■ ABOUT THIS EXERCISE ■
Once the line with "1) ? mx : x0);" is found in the data, output it and each following line exactly, up to and including the line with "CN4 = reinterpret_cast<const int4*>(CN);", and nothing before or after.

BEGIN MATERIAL SUPPLIED

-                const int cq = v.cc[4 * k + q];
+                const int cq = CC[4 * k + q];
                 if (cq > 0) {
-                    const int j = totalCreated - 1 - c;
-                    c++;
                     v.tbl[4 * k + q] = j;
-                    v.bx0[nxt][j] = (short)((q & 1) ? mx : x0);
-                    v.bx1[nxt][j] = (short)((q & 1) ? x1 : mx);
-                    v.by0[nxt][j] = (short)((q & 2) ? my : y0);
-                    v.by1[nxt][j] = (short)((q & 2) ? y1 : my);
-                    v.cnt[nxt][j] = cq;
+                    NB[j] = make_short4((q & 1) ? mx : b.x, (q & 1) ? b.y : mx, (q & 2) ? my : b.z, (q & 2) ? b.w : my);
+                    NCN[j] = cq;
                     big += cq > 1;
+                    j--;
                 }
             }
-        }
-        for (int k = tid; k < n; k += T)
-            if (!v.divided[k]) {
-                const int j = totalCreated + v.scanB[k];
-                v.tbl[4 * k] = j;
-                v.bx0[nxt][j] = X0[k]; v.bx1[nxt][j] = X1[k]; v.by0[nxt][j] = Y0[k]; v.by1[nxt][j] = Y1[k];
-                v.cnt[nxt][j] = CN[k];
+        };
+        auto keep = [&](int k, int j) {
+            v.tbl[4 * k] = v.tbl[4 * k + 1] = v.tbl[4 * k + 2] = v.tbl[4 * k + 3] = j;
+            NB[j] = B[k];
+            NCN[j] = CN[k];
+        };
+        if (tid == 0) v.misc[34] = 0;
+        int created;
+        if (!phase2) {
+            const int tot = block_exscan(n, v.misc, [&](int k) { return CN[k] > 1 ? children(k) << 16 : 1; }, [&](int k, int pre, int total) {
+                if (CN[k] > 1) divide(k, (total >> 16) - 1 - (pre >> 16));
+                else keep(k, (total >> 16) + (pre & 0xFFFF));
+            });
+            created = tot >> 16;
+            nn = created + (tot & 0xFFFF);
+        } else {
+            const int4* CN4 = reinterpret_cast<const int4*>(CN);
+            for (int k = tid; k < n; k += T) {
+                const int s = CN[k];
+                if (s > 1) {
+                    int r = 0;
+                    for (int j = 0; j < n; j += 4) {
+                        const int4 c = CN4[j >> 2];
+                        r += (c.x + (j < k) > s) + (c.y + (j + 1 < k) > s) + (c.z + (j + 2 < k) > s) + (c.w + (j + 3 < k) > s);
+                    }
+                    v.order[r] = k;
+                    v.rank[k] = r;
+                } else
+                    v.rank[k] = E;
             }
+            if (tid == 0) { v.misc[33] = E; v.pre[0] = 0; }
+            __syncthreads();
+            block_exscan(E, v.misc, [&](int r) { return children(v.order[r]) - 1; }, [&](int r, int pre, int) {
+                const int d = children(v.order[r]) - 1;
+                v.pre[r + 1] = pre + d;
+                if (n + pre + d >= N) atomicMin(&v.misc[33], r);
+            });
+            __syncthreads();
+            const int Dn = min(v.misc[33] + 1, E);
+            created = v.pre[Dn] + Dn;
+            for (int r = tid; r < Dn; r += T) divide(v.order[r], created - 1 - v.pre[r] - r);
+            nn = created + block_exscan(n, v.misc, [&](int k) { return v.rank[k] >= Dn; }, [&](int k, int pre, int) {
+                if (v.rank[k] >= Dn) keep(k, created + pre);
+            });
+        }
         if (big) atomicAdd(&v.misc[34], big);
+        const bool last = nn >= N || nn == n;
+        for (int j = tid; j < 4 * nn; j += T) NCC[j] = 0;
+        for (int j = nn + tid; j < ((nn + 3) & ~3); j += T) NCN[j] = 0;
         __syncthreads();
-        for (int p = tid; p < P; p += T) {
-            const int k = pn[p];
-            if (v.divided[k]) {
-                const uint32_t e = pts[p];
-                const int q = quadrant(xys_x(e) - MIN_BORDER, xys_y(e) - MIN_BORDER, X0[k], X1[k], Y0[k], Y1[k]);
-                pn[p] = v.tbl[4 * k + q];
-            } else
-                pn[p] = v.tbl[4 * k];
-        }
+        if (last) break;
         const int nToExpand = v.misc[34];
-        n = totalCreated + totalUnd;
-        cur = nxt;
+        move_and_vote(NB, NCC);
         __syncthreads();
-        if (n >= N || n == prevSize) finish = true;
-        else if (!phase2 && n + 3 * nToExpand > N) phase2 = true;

END MATERIAL SUPPLIED
BEGIN MATERIAL SUPPLIED

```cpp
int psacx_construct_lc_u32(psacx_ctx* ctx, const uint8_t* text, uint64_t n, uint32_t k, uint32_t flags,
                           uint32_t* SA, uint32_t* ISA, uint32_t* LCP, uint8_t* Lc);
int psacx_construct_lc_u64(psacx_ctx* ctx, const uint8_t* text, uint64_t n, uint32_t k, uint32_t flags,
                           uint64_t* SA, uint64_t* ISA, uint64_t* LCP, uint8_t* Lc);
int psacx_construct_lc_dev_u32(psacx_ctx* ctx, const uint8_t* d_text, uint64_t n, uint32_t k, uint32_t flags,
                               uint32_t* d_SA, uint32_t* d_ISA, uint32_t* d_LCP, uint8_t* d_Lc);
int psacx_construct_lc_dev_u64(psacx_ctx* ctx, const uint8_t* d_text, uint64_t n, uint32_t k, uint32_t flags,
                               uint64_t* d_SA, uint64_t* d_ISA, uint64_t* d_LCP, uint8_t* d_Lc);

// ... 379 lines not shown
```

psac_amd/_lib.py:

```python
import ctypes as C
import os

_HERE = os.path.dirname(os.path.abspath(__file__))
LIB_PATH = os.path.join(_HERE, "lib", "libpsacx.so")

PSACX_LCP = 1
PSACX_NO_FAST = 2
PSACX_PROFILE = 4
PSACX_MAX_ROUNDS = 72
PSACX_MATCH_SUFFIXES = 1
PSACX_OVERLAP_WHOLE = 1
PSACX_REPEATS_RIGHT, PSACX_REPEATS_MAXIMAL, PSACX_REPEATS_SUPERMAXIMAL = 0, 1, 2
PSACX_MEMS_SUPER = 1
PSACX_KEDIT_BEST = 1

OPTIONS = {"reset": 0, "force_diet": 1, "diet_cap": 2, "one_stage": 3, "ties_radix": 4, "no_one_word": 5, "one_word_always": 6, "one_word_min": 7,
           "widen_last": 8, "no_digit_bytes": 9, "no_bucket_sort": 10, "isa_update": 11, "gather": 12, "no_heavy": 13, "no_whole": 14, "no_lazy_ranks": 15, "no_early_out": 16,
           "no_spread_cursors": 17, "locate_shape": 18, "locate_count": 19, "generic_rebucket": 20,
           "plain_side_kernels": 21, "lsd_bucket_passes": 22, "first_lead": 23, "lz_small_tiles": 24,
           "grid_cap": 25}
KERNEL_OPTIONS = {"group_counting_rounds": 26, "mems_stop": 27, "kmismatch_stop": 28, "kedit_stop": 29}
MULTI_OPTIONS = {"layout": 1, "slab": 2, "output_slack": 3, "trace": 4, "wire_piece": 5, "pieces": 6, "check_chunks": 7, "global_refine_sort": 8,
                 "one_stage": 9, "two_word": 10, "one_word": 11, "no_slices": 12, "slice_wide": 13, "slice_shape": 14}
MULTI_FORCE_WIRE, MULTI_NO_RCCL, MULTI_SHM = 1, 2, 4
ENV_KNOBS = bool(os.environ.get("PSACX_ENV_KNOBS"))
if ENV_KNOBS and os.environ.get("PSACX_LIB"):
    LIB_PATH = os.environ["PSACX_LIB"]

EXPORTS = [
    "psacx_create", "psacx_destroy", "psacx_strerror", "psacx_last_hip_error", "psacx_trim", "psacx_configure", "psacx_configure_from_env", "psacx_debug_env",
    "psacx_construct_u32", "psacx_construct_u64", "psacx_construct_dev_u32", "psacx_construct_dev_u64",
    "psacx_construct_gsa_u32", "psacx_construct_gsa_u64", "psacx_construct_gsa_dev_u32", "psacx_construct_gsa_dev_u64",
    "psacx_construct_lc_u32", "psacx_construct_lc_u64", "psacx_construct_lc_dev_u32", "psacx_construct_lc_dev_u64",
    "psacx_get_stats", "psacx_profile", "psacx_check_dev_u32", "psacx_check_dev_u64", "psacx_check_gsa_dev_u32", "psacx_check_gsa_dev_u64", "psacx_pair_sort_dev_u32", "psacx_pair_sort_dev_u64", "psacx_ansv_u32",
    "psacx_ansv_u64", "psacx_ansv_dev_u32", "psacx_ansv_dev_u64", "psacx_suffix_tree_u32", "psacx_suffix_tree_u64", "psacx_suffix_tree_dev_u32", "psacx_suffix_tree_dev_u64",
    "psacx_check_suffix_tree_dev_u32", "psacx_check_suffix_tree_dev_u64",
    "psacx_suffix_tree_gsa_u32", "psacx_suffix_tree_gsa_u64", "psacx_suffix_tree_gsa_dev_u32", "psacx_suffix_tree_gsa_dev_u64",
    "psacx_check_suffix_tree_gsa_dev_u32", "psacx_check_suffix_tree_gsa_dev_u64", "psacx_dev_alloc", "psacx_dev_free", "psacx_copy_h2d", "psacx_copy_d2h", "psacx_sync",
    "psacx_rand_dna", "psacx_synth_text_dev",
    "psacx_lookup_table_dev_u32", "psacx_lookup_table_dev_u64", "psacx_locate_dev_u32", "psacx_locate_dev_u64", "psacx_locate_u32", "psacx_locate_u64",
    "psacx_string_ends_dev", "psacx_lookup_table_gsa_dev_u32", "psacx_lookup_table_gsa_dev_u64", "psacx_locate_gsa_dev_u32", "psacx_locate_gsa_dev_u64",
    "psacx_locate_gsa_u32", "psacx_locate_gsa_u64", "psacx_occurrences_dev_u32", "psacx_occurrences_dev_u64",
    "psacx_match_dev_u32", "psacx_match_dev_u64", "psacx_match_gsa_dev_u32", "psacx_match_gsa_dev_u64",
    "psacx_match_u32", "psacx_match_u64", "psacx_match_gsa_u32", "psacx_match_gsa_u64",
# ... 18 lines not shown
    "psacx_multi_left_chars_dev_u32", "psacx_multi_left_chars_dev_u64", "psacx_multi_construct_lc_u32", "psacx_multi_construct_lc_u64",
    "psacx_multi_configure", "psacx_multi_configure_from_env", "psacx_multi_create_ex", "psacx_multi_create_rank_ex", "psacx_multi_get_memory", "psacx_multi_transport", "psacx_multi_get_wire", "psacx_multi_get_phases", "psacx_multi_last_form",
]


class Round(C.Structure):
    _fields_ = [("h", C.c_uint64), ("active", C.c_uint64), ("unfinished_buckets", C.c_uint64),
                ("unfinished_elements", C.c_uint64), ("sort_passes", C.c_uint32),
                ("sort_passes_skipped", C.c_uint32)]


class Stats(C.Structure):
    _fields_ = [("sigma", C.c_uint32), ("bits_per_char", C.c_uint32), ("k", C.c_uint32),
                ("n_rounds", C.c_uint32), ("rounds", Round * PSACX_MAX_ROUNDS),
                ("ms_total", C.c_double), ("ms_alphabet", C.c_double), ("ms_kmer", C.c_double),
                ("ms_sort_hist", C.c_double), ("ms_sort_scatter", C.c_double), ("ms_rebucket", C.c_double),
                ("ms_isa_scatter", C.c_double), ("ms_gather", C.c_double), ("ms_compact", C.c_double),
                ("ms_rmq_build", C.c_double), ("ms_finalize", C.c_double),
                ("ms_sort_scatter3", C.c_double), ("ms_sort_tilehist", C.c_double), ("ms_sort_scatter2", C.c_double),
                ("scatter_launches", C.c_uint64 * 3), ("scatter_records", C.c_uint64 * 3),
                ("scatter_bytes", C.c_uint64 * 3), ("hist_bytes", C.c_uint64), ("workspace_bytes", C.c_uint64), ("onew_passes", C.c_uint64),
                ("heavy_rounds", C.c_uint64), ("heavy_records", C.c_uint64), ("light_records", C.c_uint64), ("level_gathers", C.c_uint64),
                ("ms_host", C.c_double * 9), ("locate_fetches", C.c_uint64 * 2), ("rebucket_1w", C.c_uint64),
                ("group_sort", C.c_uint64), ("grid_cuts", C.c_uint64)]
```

END MATERIAL SUPPLIED

■ THE ANSWER ■
-                    v.bx0[nxt][j] = (short)((q & 1) ? mx : x0);
-                    v.bx1[nxt][j] = (short)((q & 1) ? x1 : mx);
-                    v.by0[nxt][j] = (short)((q & 2) ? my : y0);
-                    v.by1[nxt][j] = (short)((q & 2) ? y1 : my);
-                    v.cnt[nxt][j] = cq;
+                    NB[j] = make_short4((q & 1) ? mx : b.x, (q & 1) ? b.y : mx, (q & 2) ? my : b.z, (q & 2) ? b.w : my);
+                    NCN[j] = cq;
                     big += cq > 1;
+                    j--;
                 }
             }
-        }
-        for (int k = tid; k < n; k += T)
-            if (!v.divided[k]) {
-                const int j = totalCreated + v.scanB[k];
-                v.tbl[4 * k] = j;
-                v.bx0[nxt][j] = X0[k]; v.bx1[nxt][j] = X1[k]; v.by0[nxt][j] = Y0[k]; v.by1[nxt][j] = Y1[k];
-                v.cnt[nxt][j] = CN[k];
+        };
+        auto keep = [&](int k, int j) {
+            v.tbl[4 * k] = v.tbl[4 * k + 1] = v.tbl[4 * k + 2] = v.tbl[4 * k + 3] = j;
+            NB[j] = B[k];
+            NCN[j] = CN[k];
+        };
+        if (tid == 0) v.misc[34] = 0;
+        int created;
+        if (!phase2) {
+            const int tot = block_exscan(n, v.misc, [&](int k) { return CN[k] > 1 ? children(k) << 16 : 1; }, [&](int k, int pre, int total) {
+                if (CN[k] > 1) divide(k, (total >> 16) - 1 - (pre >> 16));
+                else keep(k, (total >> 16) + (pre & 0xFFFF));
+            });
+            created = tot >> 16;
+            nn = created + (tot & 0xFFFF);
+        } else {
+            const int4* CN4 = reinterpret_cast<const int4*>(CN);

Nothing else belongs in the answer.